# Bathing help?



## Donkeylover110 (Jan 23, 2009)

My mini donkey is scared of water ( like a bath ). When ever I tie him, he keeps walking around the object. I even tried having someone hold his head. He doesn't mind the shampoo, just the spraying water. I can understand him being scared, so I try not to be angry at him. Any solutions?


----------



## Emily's mom (Jan 27, 2009)

Sorry to say that I've never even tried to bath my donkeys, I do think that my not so nice son has sprayed the donkeys in the summer because he says they were "hot"
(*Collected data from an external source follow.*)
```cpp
int accel_wg(hipStream_t s, int wb, int n, int npad, const Body4 *pos, const double *acc_init, double *acc_out, int lo, int hi,
             const KickDrift &kd) {
    const dim3 grid((hi - lo + wb - 1) / wb), block(kWgThreads);
    if (wb == 8) hipLaunchKernelGGL(k_accel_wg<8>, grid, block, 0, s, n, npad, pos, acc_init, acc_out, lo, hi, kd);
    else if (wb == 4) hipLaunchKernelGGL(k_accel_wg<4>, grid, block, 0, s, n, npad, pos, acc_init, acc_out, lo, hi, kd);
    else hipLaunchKernelGGL(k_accel_wg<16>, grid, block, 0, s, n, npad, pos, acc_init, acc_out, lo, hi, kd);
    return launched("k_accel_wg");
}
int lm_step_wg(hipStream_t s, int wb, const LmArgs &a) {
    if (wb == 9) {
        const dim3 grid((a.hi - a.lo + 7) / 8), block(kDuoThreads);
        if (a.L == 12) hipLaunchKernelGGL((k_lm_step_wg<12, 8, true>), grid, block, 0, s, a);
        else if (a.L == 13) hipLaunchKernelGGL((k_lm_step_wg<13, 8, true>), grid, block, 0, s, a);
        else return EPH_ERR_UNSUPPORTED;
        return launched("k_lm_step_wg (six waves)");
    }
    const dim3 grid((a.hi - a.lo + wb - 1) / wb), block(kWgThreads);
    if (a.L == 12 && wb == 8) hipLaunchKernelGGL((k_lm_step_wg<12, 8>), grid, block, 0, s, a);
    else if (a.L == 13 && wb == 8) hipLaunchKernelGGL((k_lm_step_wg<13, 8>), grid, block, 0, s, a);
    else if (a.L == 12 && wb == 4) hipLaunchKernelGGL((k_lm_step_wg<12, 4>), grid, block, 0, s, a);
    else if (a.L == 13 && wb == 4) hipLaunchKernelGGL((k_lm_step_wg<13, 4>), grid, block, 0, s, a);
    else if (a.L == 12) hipLaunchKernelGGL((k_lm_step_wg<12, 16>), grid, block, 0, s, a);
    else if (a.L == 13) hipLaunchKernelGGL((k_lm_step_wg<13, 16>), grid, block, 0, s, a);
    else return EPH_ERR_UNSUPPORTED;
    return launched("k_lm_step_wg");
}

}
}
```

Measured before the change: 130.5 million.

## Defer third-tile LDS writes by one interval to overlap with next pair compute

Producer waves that handle the third tile of each three-tile phase now hold that tile's results in registers and write them to shared memory during the next interval, interleaved with the next pair computation. The chain consumer's phase schedule is shifted to match, so a tile's third slice is consumed one barrier interval later, with an extra interval added for some tile counts. The aim is to take LDS store latency off the critical path before each barrier and balance work across intervals. In exchange it raises register pressure, adds a trailing interval, and depends on the six-buffer ring so a held tile never overwrites a slot still being read.

```diff
diff --git a/ephemeris_explorer_amd/csrc/step_wg.hip b/ephemeris_explorer_amd/csrc/step_wg.hip
--- a/ephemeris_explorer_amd/csrc/step_wg.hip
+++ b/ephemeris_explorer_amd/csrc/step_wg.hip
@@ -16,6 +16,10 @@
 #define EPH_WG_ABLATE 0
 #endif
 #define WG_LOOP_BARRIER() do { if constexpr (!(EPH_WG_ABLATE & 2)) __syncthreads(); } while (0)
+#if !EPH_EXPERIMENTS || !defined(EPH_WG_LATE_AT)
+#undef EPH_WG_LATE_AT
+#define EPH_WG_LATE_AT 0
+#endif
 #if EPH_EXPERIMENTS && defined(EPH_WG_DIAG_PATCH)
 #define EPH_WG_DIAG_PATCH_ON 1
 #else
@@ -191,12 +195,18 @@
     for (int T = 0; T < big_count(tiles); ++T) WG_LOOP_BARRIER();
 }
 
+constexpr bool kWgLateThird = kPairVariant == 0 || kPairVariant == 4 || kPairVariant == 5;
+static_assert(kWgTileBufs == 6, "the late third tile needs tile t + 6 to be written two intervals after tile t was read");
 __device__ __forceinline__ int phase_start(int P) { return P < 2 ? P : 3 * P - 4; }
 __device__ __forceinline__ int phase_count(int tiles) { return tiles <= 2 ? tiles : 2 + (tiles - 2 + 2) / 3; }
 __device__ __forceinline__ int phase_tiles(int P, int tiles) { return P < 2 ? 1 : min(3, tiles - phase_start(P)); }
-
-template <int MA, int MB>
-__device__ __forceinline__ void pair_finish_staged_split(const PairPre (&pre)[MA + MB], const double (&mu)[MA + MB], double (&c)[3 * (MA + MB)]) {
+__device__ __forceinline__ int interval_count(int tiles) { return phase_count(tiles) + (kWgLateThird && tiles >= 5 && (tiles - 2) % 3 == 0); }
+__device__ __forceinline__ int chain_first(int I) { return kWgLateThird ? (I <= 2 ? I : 3 * I - 5) : phase_start(I); }
+
+struct NoHook { __device__ __forceinline__ void operator()() const {} };
+template <int MA, int MB, typename Between = NoHook>
+__device__ __forceinline__ void pair_finish_staged_split(const PairPre (&pre)[MA + MB], const double (&mu)[MA + MB], double (&c)[3 * (MA + MB)],
+                                                         Between between = Between()) {
     PairPre pa[MA], pb[MB];
     double ma[MA], mb[MB], ca[3 * MA], cb[3 * MB];
 #pragma unroll
@@ -204,6 +214,7 @@
 #pragma unroll
     for (int k = 0; k < MB; ++k) { pb[k] = pre[MA + k]; mb[k] = mu[MA + k]; }
     pair_finish_staged<MA>(pa, ma, ca);
+    between();
     pair_finish_staged<MB>(pb, mb, cb);
 #pragma unroll
     for (int k = 0; k < 3 * MA; ++k) c[k] = ca[k];
@@ -211,11 +222,19 @@
     for (int k = 0; k < 3 * MB; ++k) c[3 * MA + k] = cb[k];
 }
 
-template <int NB, int NT, int BS = 1>
+template <int NB, int NT, int BS = 1, bool LATE = false>
 __device__ __forceinline__ void wg_pair_block(const double (&xi)[NB], const double (&yi)[NB], const double (&zi)[NB],
                                               const Body4 (&pj)[NT], bool ieee, double *const (&tile)[NT], int b0, int lane,
-                                              const int (&self)[NT]) {
+                                              const int (&self)[NT], double (&held)[3 * NB], double *held_tile) {
     constexpr int M = NB * NT;
+    auto write_held = [&]() {
+#pragma unroll
+        for (int q = 0; q < 3 * NB; ++q) {
+            if constexpr (EPH_WG_ABLATE & 1) asm volatile("" ::"v"(held[q]));
+            else held_tile[(3 * (b0 + BS * (q / 3)) + q % 3) * kRow + lane] = held[q];
+        }
+    };
+    if constexpr (LATE && EPH_WG_LATE_AT == 0) write_held();
     PairPre pre[M];
     double mus[M];
     unsigned worst = ieee ? kRangeSpan : 0u, low = ~0u;
@@ -236,8 +255,12 @@
     }
     worst = max(worst, low_key(low));
     double c[3 * M];
+    constexpr bool kLateMid = LATE && kPairStaged && EPH_WG_LATE_AT == 2 && M >= 2;
     if (__builtin_amdgcn_ballot_w64(worst >= kRangeSpan) == 0) {
-        if constexpr (kPairStaged && M == 5 && (kPairVariant == 4 || kPairVariant == 6)) {
+        if constexpr (LATE && (EPH_WG_LATE_AT == 1 || (EPH_WG_LATE_AT == 2 && !kLateMid))) write_held();
+        if constexpr (kLateMid) {
+            pair_finish_staged_split<M - M / 2, M / 2>(pre, mus, c, write_held);
+        } else if constexpr (kPairStaged && M == 5 && (kPairVariant == 4 || kPairVariant == 6)) {
             pair_finish_staged_split<3, 2>(pre, mus, c);
         } else if constexpr (kPairStaged) {
             pair_finish_staged<M>(pre, mus, c);
@@ -246,17 +269,30 @@
             for (int k = 0; k < M; ++k) pair_finish<true>(pre[k], mus[k], c[3 * k], c[3 * k + 1], c[3 * k + 2]);
         }
     } else {
+        if constexpr (LATE && (EPH_WG_LATE_AT == 1 || EPH_WG_LATE_AT == 2)) write_held();
 #pragma unroll
         for (int k = 0; k < M; ++k) pair_finish<false>(pre[k], mus[k], c[3 * k], c[3 * k + 1], c[3 * k + 2]);
     }
-#pragma unroll
-    for (int s = 0; s < NT; ++s) {
+    if constexpr (LATE && EPH_WG_LATE_AT == 3) write_held();
+#pragma unroll
+    for (int s = 0; s < NT - LATE; ++s) {
 #pragma unroll
         for (int q = 0; q < 3 * NB; ++q) {
             if constexpr (EPH_WG_ABLATE & 1) asm volatile("" ::"v"(c[3 * NB * s + q]));
             else tile[s][(3 * (b0 + BS * (q / 3)) + q % 3) * kRow + lane] = c[3 * NB * s + q];
         }
     }
+    if constexpr (LATE) {
+#pragma unroll
+        for (int q = 0; q < 3 * NB; ++q) held[q] = c[3 * NB * (NT - 1) + q];
+    }
+}
+template <int NB, int NT, int BS = 1>
+__device__ __forceinline__ void wg_pair_block(const double (&xi)[NB], const double (&yi)[NB], const double (&zi)[NB],
+                                              const Body4 (&pj)[NT], bool ieee, double *const (&tile)[NT], int b0, int lane,
+                                              const int (&self)[NT]) {
+    double none[3 * NB];
+    wg_pair_block<NB, NT, BS, false>(xi, yi, zi, pj, ieee, tile, b0, lane, self, none, nullptr);
 }
 
 template <int NB, int BS = 1, typename PosPtr>
@@ -274,22 +310,59 @@
         return pos[j < n ? j : n - 1];
     };
     auto tile_of = [&](int P) { return P < 2 ? (rank == 0 ? P : tiles) : phase_start(P) + rank; };
-    auto produce = [&](int t, const Body4 &pj) {
-        if (t >= tiles || EPH_WG_SIDE == 2 || (EPH_WG_SIDE == 3 && BS == 1)) return;
-        const Body4 src[1] = {pj};
-        double *const dst[1] = {C + (t % kWgTileBufs) * wbuf};
-        const int self[1] = {EPH_WG_DIAG_PATCH_ON && t == tdiag ? i0 + b0 - t * kTile : -64};
-        wg_pair_block<NB, 1, BS>(xi, yi, zi, src, !EPH_WG_DIAG_PATCH_ON && t == tdiag, dst, b0, lane, self);
-    };
-    const int NP = phase_count(tiles);
-    Body4 pj = load_src(tile_of(0)), pjn = load_src(tile_of(1));
-    produce(tile_of(0), pj);
-    __syncthreads();
-    for (int P = 1; P < NP; ++P) {
-        pj = pjn;
-        pjn = load_src(tile_of(P + 1));
-        produce(tile_of(P), pj);
-        WG_LOOP_BARRIER();
+    constexpr bool kOff = EPH_WG_SIDE == 2 || (EPH_WG_SIDE == 3 && BS == 1);
+    const int NI = interval_count(tiles);
+    [[maybe_unused]] const int NP = kWgLateThird ? phase_count(tiles) : NI;
+    if constexpr (NB == 5 || !kWgLateThird) {
+        auto produce = [&](int t, const Body4 &pj) {
+            if (t >= tiles || kOff) return;
+            const Body4 src[1] = {pj};
+            double *const dst[1] = {C + (t % kWgTileBufs) * wbuf};
+            const int self[1] = {EPH_WG_DIAG_PATCH_ON && t == tdiag ? i0 + b0 - t * kTile : -64};
+            wg_pair_block<NB, 1, BS>(xi, yi, zi, src, !EPH_WG_DIAG_PATCH_ON && t == tdiag, dst, b0, lane, self);
+        };
+        Body4 pj = load_src(tile_of(0)), pjn = load_src(tile_of(1));
+        produce(tile_of(0), pj);
+        __syncthreads();
+        for (int P = 1; P < NP; ++P) {
+            pj = pjn;
+            pjn = load_src(tile_of(P + 1));
+            produce(tile_of(P), pj);
+            WG_LOOP_BARRIER();
+        }
+        if (NI > NP) WG_LOOP_BARRIER();
+    } else {
+        static_assert(NB < 5, "the late loop is the rank-2 waves' (four bodies) and wave 8's (three)");
+        double held[3 * NB];
+#pragma unroll
+        for (int q = 0; q < 3 * NB; ++q) held[q] = 0.0;
+        int tprev = tile_of(2);
+        Body4 pj, pjn = load_src(tile_of(2));
+        __syncthreads();
+        for (int I = 1; I < NI; ++I) {
+            const int t = I < 2 ? tiles : tile_of(I);
+            if (I >= 2) {
+                pj = pjn;
+                pjn = load_src(tile_of(I + 1));
+            }
+            double *const late = C + (tprev % kWgTileBufs) * wbuf;
+            if (kOff) {
+            } else if (t < tiles) {
+                const Body4 src[1] = {pj};
+                double *const dst[1] = {nullptr};
+                const int self[1] = {EPH_WG_DIAG_PATCH_ON && t == tdiag ? i0 + b0 - t * kTile : -64};
+                wg_pair_block<NB, 1, BS, true>(xi, yi, zi, src, !EPH_WG_DIAG_PATCH_ON && t == tdiag, dst, b0, lane, self, held, late);
+                tprev = t;
+            } else if (tprev < tiles && I > 2) {
+#pragma unroll
+                for (int q = 0; q < 3 * NB; ++q) {
+                    if constexpr (EPH_WG_ABLATE & 1) asm volatile("" ::"v"(held[q]));
+                    else late[(3 * (b0 + BS * (q / 3)) + q % 3) * kRow + lane] = held[q];
+                }
+                tprev = tiles;
+            }
+            WG_LOOP_BARRIER();
+        }
     }
 }
 constexpr int kWgShedFirst = 5, kWgShedStride = 5, kWgShedBodies = 3;
@@ -310,18 +383,35 @@
         s[0] = load_src(t);
         if (P >= 2) { s[1] = load_src(t + 1); s[2] = load_src(t + 2); }
     };
-    const int NP = phase_count(tiles);
+    const int NI = interval_count(tiles), NP = kWgLateThird ? phase_count(tiles) : NI;
+    double held[3] = {0.0, 0.0, 0.0};
+    int tprev = tiles;
+    auto write_held = [&]() {
+        if (tprev >= tiles) return;
+        double *const late = C + (tprev % kWgTileBufs) * wbuf;
+#pragma unroll
+        for (int q = 0; q < 3; ++q) {
+            if constexpr (EPH_WG_ABLATE & 1) asm volatile("" ::"v"(held[q]));
+            else late[q * kRow + lane] = held[q];
+        }
+        tprev = tiles;
+    };
     auto produce = [&](int P, const Body4 (&s)[3]) {
-        if (P >= NP || EPH_WG_SIDE == 2) return;
+        if (EPH_WG_SIDE == 2) return;
+        if (P >= NP) { write_held(); return; }
         const int t = phase_start(P), cnt = phase_tiles(P, tiles);
         if (cnt == 3) {
-            double *const dst[3] = {C + (t % kWgTileBufs) * wbuf, C + ((t + 1) % kWgTileBufs) * wbuf, C + ((t + 2) % kWgTileBufs) * wbuf};
+            double *const dst[3] = {C + (t % kWgTileBufs) * wbuf, C + ((t + 1) % kWgTileBufs) * wbuf,
+                                    kWgLateThird ? nullptr : C + ((t + 2) % kWgTileBufs) * wbuf};
             const bool own = tdiag >= t && tdiag < t + 3;
             int self[3];
 #pragma unroll
             for (int k = 0; k < 3; ++k) self[k] = EPH_WG_DIAG_PATCH_ON && tdiag == t + k ? i0 - (t + k) * kTile : -64;
-            wg_pair_block<1, 3>(xi, yi, zi, s, !EPH_WG_DIAG_PATCH_ON && own, dst, 0, lane, self);
+            double *const late = C + ((tprev < tiles ? tprev : t + 2) % kWgTileBufs) * wbuf;
+            wg_pair_block<1, 3, 1, kWgLateThird>(xi, yi, zi, s, !EPH_WG_DIAG_PATCH_ON && own, dst, 0, lane, self, held, late);
+            if constexpr (kWgLateThird) tprev = t + 2;
         } else {
+            write_held();
             auto one = [&](int k, const Body4 &pj) {
                 const Body4 src[1] = {pj};
                 double *const dst[1] = {C + ((t + k) % kWgTileBufs) * wbuf};
@@ -337,7 +427,7 @@
     load_phase(1, sn);
     produce(0, s);
     __syncthreads();
-    for (int P = 1; P < NP; ++P) {
+    for (int P = 1; P < NI; ++P) {
 #pragma unroll
         for (int k = 0; k < 3; ++k) s[k] = sn[k];
         load_phase(P + 1, sn);
@@ -455,10 +545,10 @@
     double2 q[4][8];
     if constexpr (WB == kWgBodies || DUO) __builtin_amdgcn_s_setprio(3);
     if constexpr (WB == kWgBodies && !DUO) {
-        const int NP = phase_count(tiles);
+        const int NP = interval_count(tiles);
         __syncthreads();
         for (int P = 0; P < NP; ++P) {
-            const int t0 = phase_start(P), nt = phase_tiles(P, tiles);
+            const int t0 = chain_first(P), nt = min(chain_first(P + 1), tiles) - t0;
             const bool whole = nt == 3 && (tdiag < t0 || tdiag > t0 + 2) && n - (t0 + 2) * kTile >= kTile;
             if constexpr (EPH_WG_SIDE == 1) {
             } else if (whole) {
```

After: 135.3 million, median of 6. 1.04x the previous value.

, but I wasn't home to witness!!

Did you try warm water and a bucket?...no hose.


----------



## Donkeylover110 (Jan 27, 2009)

I have never really tried that, though I have considered it. I guess it doesn't matter since it's too cold any way ( 20s)



. Thanks for your help!


----------



## Emily's mom (Jan 27, 2009)

My husband just reminded me that we do not use the spray thingie when we wash the horse, so maybe it is the spray thing that the donkeys do not like.


----------



## dragonfur (Feb 5, 2009)

Try just letting the water run from the hose, no sprayer. They have amazingly sensitive skin for creatures with such hard heads! I don't know that it hurts, but it certainly seems to be unpleasant!

BTW: My mini donk gelding tells me that donkeys melt when they get wet! He was going after one of the horses that had bugged him until he got mad. He'll hurt them, so I have to intervene. I had the water sprayer in my hand (cleaning out water troughs--such fun) so I just turned it on him. Got him in the back legs, and he just sat down. So, I guess they really _do_ melt when they get wet!

(He doesn't like to get out in the rain, either, and he won't roll in the mud. Are all donkeys like that, or just him?)


----------



## MeadowRidge Farm (Feb 6, 2009)

I know with my girls and guys, if I am cleaning out water tanks and its nice and hot out, I turn the hose on them, since they always are so nosey to see what I am doing... once the water hits them, they will run out of the way so they dont have to get wet. They must think they will melt too. I also noticed mine wont roll in mud, but they will stand out in the rain, if its a nice light rain, but if its a heavy downpour ...there out of there!

I dont use a spray on my donkeys, I have a soft brush that attaches to the hose and I just let the water trickle on them and eventually turn the water on full. I dont use cold water, but warm. They HATE cold water, but seem to stand alot better if I use warm. ALot of times its the hose that they are terrified of. They seem to think its some big green snake that is going to "get them", once they are use to the hose moving around, it makes things alot easier.

Corinne


----------